Walbrook’s got the meatier role but Livesey’s got the harder one. He’s got to develop a character underneath a caricature. Walbrook gets to break out of a caricature. It’s hard to say who gives a better performance. Same film, very different types of roles leading to different types of performances. I’ll start to type Livesey, then think I should type Walbrook, but shouldn’t I type Livesey. Ad nauseum.

Kerr’s great. She doesn’t have to break from caricature so much as develop a character the film never really shows. She’s idealized and objectified (not visually, but narratively). She transcends those constraints, which is kind of the point. Powell and Pressburger set that detached, off-kilter narrative distance and then do everything to facilitate her being able to cross it. While still staying detached and off-kilter.

The stunning thing about Blimp is how much the filmmakers are doing throughout. After the first section of the flashback–there’s always this theme or that theme, this exceptionally gentle subplot, that exceptionally gentle subplot–and they keep them all going at once.

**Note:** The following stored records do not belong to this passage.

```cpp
__device__ __forceinline__ f32x16 mfma6(const uint4* w, const uint4& b1, const uint4& b2, const uint4& b3, f32x16 acc) {
  const uint4 a1 = w[0], a2 = w[64], a3 = w[128];
  acc = mfma_bf16(a1, b3, acc);
  acc = mfma_bf16(a3, b1, acc);
  acc = mfma_bf16(a2, b2, acc);
  acc = mfma_bf16(a1, b2, acc);
  acc = mfma_bf16(a2, b1, acc);
  acc = mfma_bf16(a1, b1, acc);
  return acc;
}
// ... 545 lines not shown
```

prior-diffuse_amd/csrc/misc.hip:

```cpp
#include <hip/hip_runtime.h>
#include <stdint.h>

#include "pdse.h"
#include "pdse_internal.h"

#define REQ(cond, msg)          \
  do {                          \
    if (!(cond)) {              \
      pdse_set_error(msg);      \
      return 1;                 \
    }                           \
  } while (0)

__device__ __forceinline__ float silu_f(float x) { return x * (1.0f / (1.0f + expf(-x))); }

__global__ __launch_bounds__(1024) void time_embed_kernel(const pdse_time_desc d) {
  __shared__ float x0[128];
  __shared__ float y1[512];
  __shared__ float y2[512];
  const int b = blockIdx.x, j = threadIdx.x;
  const float t = d.t[b];
  if (j < 128) {
    float fl = floorf(t), ce = ceilf(t);
    int lo = (int)fl, hi = (int)ce;
    lo = min(max(lo, 0), d.max_steps - 1);
    hi = min(max(hi, 0), d.max_steps - 1);
    const float low = d.table[lo * 128 + j], high = d.table[hi * 128 + j];
    x0[j] = low + (high - low) * (t - fl);
  }
  __syncthreads();
  if (j < 512) {
    float s = d.b1[j];
    for (int i = 0; i < 128; ++i) s += d.p1T[i * 512 + j] * x0[i];
    y1[j] = silu_f(s);
  }
  __syncthreads();
  if (j < 512) {
// ... 313 lines not shown
    float t1, t2;
    if (d.mode == 0) {
      const float diff = d.label[off + i] - d.init[off + i];
      t1 = a * diff;
      t2 = s * d.noise[off + i];
    } else if (d.mode == 1) {
      t1 = a * d.label[off + i];
      const float ni = d.noise[off + i] + d.init[off + i];
      t2 = s * ni;
    } else {
      t1 = a * d.label[off + i];
      t2 = s * d.noise[off + i];
    }
    d.out[off + i] = t1 + t2;
  }
}

int pdse_qsample_launch(const pdse_qsample_desc* d, hipStream_t s) {
  REQ(d && d->label && d->noise && d->a && d->s && d->out, "qsample: null pointer");
  REQ(d->mode >= 0 && d->mode <= 2 && (d->mode == 2 || d->init), "qsample: mode 0 / 1 need init");
  REQ(d->B > 0 && d->B <= 65535 && d->plane > 0, "qsample: bad sizes");
  int bx = (int)((d->plane + 255) / 256);
  if (bx > 128) bx = 128;
  hipLaunchKernelGGL(qsample_kernel, dim3(bx, d->B), dim3(256), 0, s, *d);
  return pdse_check_launch("qsample");
}

#define GL_F 161
#define GL_FI 80
#define GL_KQ 21
#define GL_YB 132
__device__ __forceinline__ float gl_exp(float x) { return __builtin_amdgcn_exp2f(x * 1.44269504088896340736f); }

__global__ __launch_bounds__(512, 4) void gcrnlast_kernel(const pdse_gcrnlast_desc d) {
  typedef float f32x16 __attribute__((ext_vector_type(16)));
  __shared__ __attribute__((aligned(16))) float xs[2][2][32 * GL_FI];
  __shared__ __attribute__((aligned(16))) float ys[GL_KQ * 2 * GL_YB];
  __shared__ __attribute__((aligned(16))) float4 wl4[2][32];
  const int tid = threadIdx.x, lane = tid & 63, wave = tid >> 6;
  const int o = tid & 255, rr = tid >> 8;
  const bool act = o < GL_F;
  const bool odd = (o & 1) != 0;
  if (tid < 64) {
    const int c = tid & 31, par = tid >> 5;
    wl4[par][c] = par ? make_float4(d.w1[3 * c + 1], 0.f, d.w2[3 * c + 1], 0.f) : make_float4(d.w1[3 * c], d.w1[3 * c + 2], d.w2[3 * c], d.w2[3 * c + 2]);
  }
  for (int e = tid; e < GL_KQ * 2 * GL_YB; e += 512) ys[e] = 0.f;
  const int64_t plane = (int64_t)d.T * GL_FI;
  const int rows = d.B * d.T, ntiles = (rows + 31) >> 5;
  auto fetch = [&](const int row, float (&v)[10]) {
    const int rw = row < rows ? row : 0;
    const int b = rw / d.T, t = rw - b * d.T;
#pragma unroll
    for (int i = 0; i < 10; ++i) {
      const int e = o + 256 * i;
      const int c = e / GL_FI, f = e - c * GL_FI;
      v[i] = c < 16 ? d.in0[((int64_t)b * 16 + c) * plane + (int64_t)t * GL_FI + f]
                    : d.in1[((int64_t)b * 16 + (c - 16)) * plane + (int64_t)t * GL_FI + f];
    }
  };
  for (int tile = blockIdx.x; tile < ntiles; tile += gridDim.x) {
    const int row0 = tile * 32;
    float nxt[10];
    fetch(row0 + rr, nxt);
    __syncthreads();
    for (int it = 0; it < 16; ++it) {
      float* const xb = xs[it & 1][rr];
#pragma unroll
      for (int i = 0; i < 10; ++i) {
        const int e = o + 256 * i;
        const float v = nxt[i];
        xb[e] = e < 16 * GL_FI ? v : (v > 0.f ? v : gl_exp(v) - 1.0f);
      }
      if (it + 1 < 16) fetch(row0 + 2 * (it + 1) + rr, nxt);
      __syncthreads();
      if (act) {
        const int j = o >> 1;
        const bool has0 = odd || j < GL_FI, has2 = !odd && j >= 1;
        const int j0 = has0 ? j : GL_FI - 1, j2 = has2 ? j - 1 : 0;
        float m = 0.f, g = 0.f;
#pragma unroll 8
        for (int k = 0; k < 32; ++k) {
          const float4 w = wl4[odd ? 1 : 0][k];
          const float x0 = has0 ? xb[k * GL_FI + j0] : 0.f, x2 = has2 ? xb[k * GL_FI + j2] : 0.f;
          m += x0 * w.x + x2 * w.y;
          g += x0 * w.z + x2 * w.w;
        }
        float y = (m + d.b1) * __builtin_amdgcn_rcpf(1.0f + gl_exp(-(g + d.b2)));
        y = y * d.bn_scale + d.bn_shift;
        y = y > 0.f ? y : gl_exp(y) - 1.0f;
        ys[(2 * (o >> 3) + (o & 1)) * GL_YB + (2 * it + rr) * 4 + ((o >> 1) & 3)] = y;
      }
    }
    __syncthreads();
    if (wave < 6) {
      f32x16 acc;
#pragma unroll
      for (int r = 0; r < 16; ++r) acc[r] = 0.f;
      const float4* const B4 = reinterpret_cast<const float4*>(d.fcp) + (size_t)wave * GL_KQ * 64 + lane;
      const float* const A1 = ys + (lane >> 5) * GL_YB + (lane & 31) * 4;
#pragma unroll 7
      for (int kq = 0; kq < GL_KQ; ++kq) {
        const float4 bv = B4[(size_t)kq * 64];
        const float4 av = *reinterpret_cast<const float4*>(A1 + kq * 2 * GL_YB);
        acc = __builtin_amdgcn_mfma_f32_32x32x2f32(av.x, bv.x, acc, 0, 0, 0);
        acc = __builtin_amdgcn_mfma_f32_32x32x2f32(av.y, bv.y, acc, 0, 0, 0);
        acc = __builtin_amdgcn_mfma_f32_32x32x2f32(av.z, bv.z, acc, 0, 0, 0);
        acc = __builtin_amdgcn_mfma_f32_32x32x2f32(av.w, bv.w, acc, 0, 0, 0);
      }
      const int ob = 32 * wave + (lane & 31);
      if (ob < GL_F) {
        const float bias = d.fcb[ob];
#pragma unroll
        for (int r = 0; r < 16; ++r) {
          const int row = row0 + (r & 3) + 8 * (r >> 2) + 4 * (lane >> 5);
          if (row < rows) {
            const int b = row / d.T, t = row - b * d.T;
            d.out[(int64_t)b * d.out_sb + (int64_t)t * GL_F + ob] = acc[r] + bias;
          }
        }
      }
    }
  }
}

int pdse_gcrnlast_launch(const pdse_gcrnlast_desc* d, hipStream_t s) {
  REQ(d && d->in0 && d->in1 && d->w1 && d->w2 && d->fcT && d->fcp && d->fcb && d->out, "gcrn_last: null pointer");
  REQ(d->B > 0 && d->T > 0 && (int64_t)d->B * d->T < (1ll << 31), "gcrn_last: bad sizes");
  const int ntiles = (d->B * d->T + 31) / 32;
  hipLaunchKernelGGL(gcrnlast_kernel, dim3(ntiles < 512 ? ntiles : 512), dim3(512), 0, s, *d);
  return pdse_check_launch("gcrn_last");
}

__device__ __forceinline__ double block_sum_256(double v, double* lds) {
  for (int o = 32; o > 0; o >>= 1) v += __shfl_down(v, o);
  const int lane = threadIdx.x & 63, wave = threadIdx.x >> 6;
  if (lane == 0) lds[wave] = v;
  __syncthreads();
  double r = 0.0;
  if (threadIdx.x == 0) r = ((lds[0] + lds[1]) + lds[2]) + lds[3];
  return r;
}

__global__ __launch_bounds__(256) void maskloss_partial_kernel(const pdse_maskloss_desc d) {
  __shared__ double lds[4];
  const int b = blockIdx.y;
  const int fr = min(max(d.frames[b], 0), d.T);
  const int64_t plane = (int64_t)d.T * d.F, live = (int64_t)fr * d.F;
  double acc = 0.0;
  for (int c = 0; c < d.C; ++c) {
    const int64_t base = ((int64_t)b * d.C + c) * plane;
    for (int64_t i = (int64_t)blockIdx.x * 256 + threadIdx.x; i < live; i += (int64_t)gridDim.x * 256) {
      const float e = d.esti[base + i] - d.label[base + i];
      acc += (double)e * (double)e;
    }
  }
  const double tot = block_sum_256(acc, lds);
  if (threadIdx.x == 0) d.partial[(int64_t)b * gridDim.x + blockIdx.x] = tot;
}
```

While still doing the various character developments. And history lessons. It’s a dense, narratively, visually, conceptually. Blimp couldn’t be a minute shorter.

Laurie’s great in the fourth biggest role. He gets to be the humor in the later sections of the flashback, when the world isn’t really funny at all anymore. After those four actors, no one really stands out. Not because they’re not good–they’re usually great–but they’re just in the film for a scene or two. Sometimes separated by twenty-one years.

Muriel Aked’s got a really nice scene with Livesey. She’s his only family, his aunt. She gets to humanize him quite a bit. Even if it’s with hunting trophies.

But Livesey, Walbrook, and Kerr are the film. Powell and Pressburger stick to them. Even when someone’s chastising Livesey and it’s over his shoulder, the directors are sticking to him. There are some magnificent scenes in Blimp. The way the filmmakers execute them enthralls. And they seem to know they’re being enthralling and they’re excited to get to enthrall.

Blimp’s also a very serious film. Far more serious than the opening bookend suggests. More serious than the first section of the flashback suggests. The World War I sequence, which totally changes the visual tone of the film–realistic to subjective–is when Blimp starts getting really serious. And it never stops. That seriousness helps break Livesey’s caricature, it helps get Kerr across that intentionally protracted narrative distance, it’s what Walbrook has to embody.

The Life and Death of Colonel Blimp is exceptional.

4/4★★★★

CREDITS

Written, produced, and directed by Michael Powell and Emeric Pressburger; director of photography, Georges Périnal; edited by John Seabourne Sr.; music by Allan Gray; production designer, Alfred Junge; released by General Film Distributors.

Starring Roger Livesey (Clive Candy), Deborah Kerr (Edith Hunter / Barbara Wynne / Johnny Cannon), Anton Walbrook (Theo Kretschmar-Schuldorff), John Laurie (Murdoch), James McKechnie (Spud Wilson), Roland Culver (Colonel Betteridge), Albert Lieven (von Ritter), and Harry Welchman (Major Davies).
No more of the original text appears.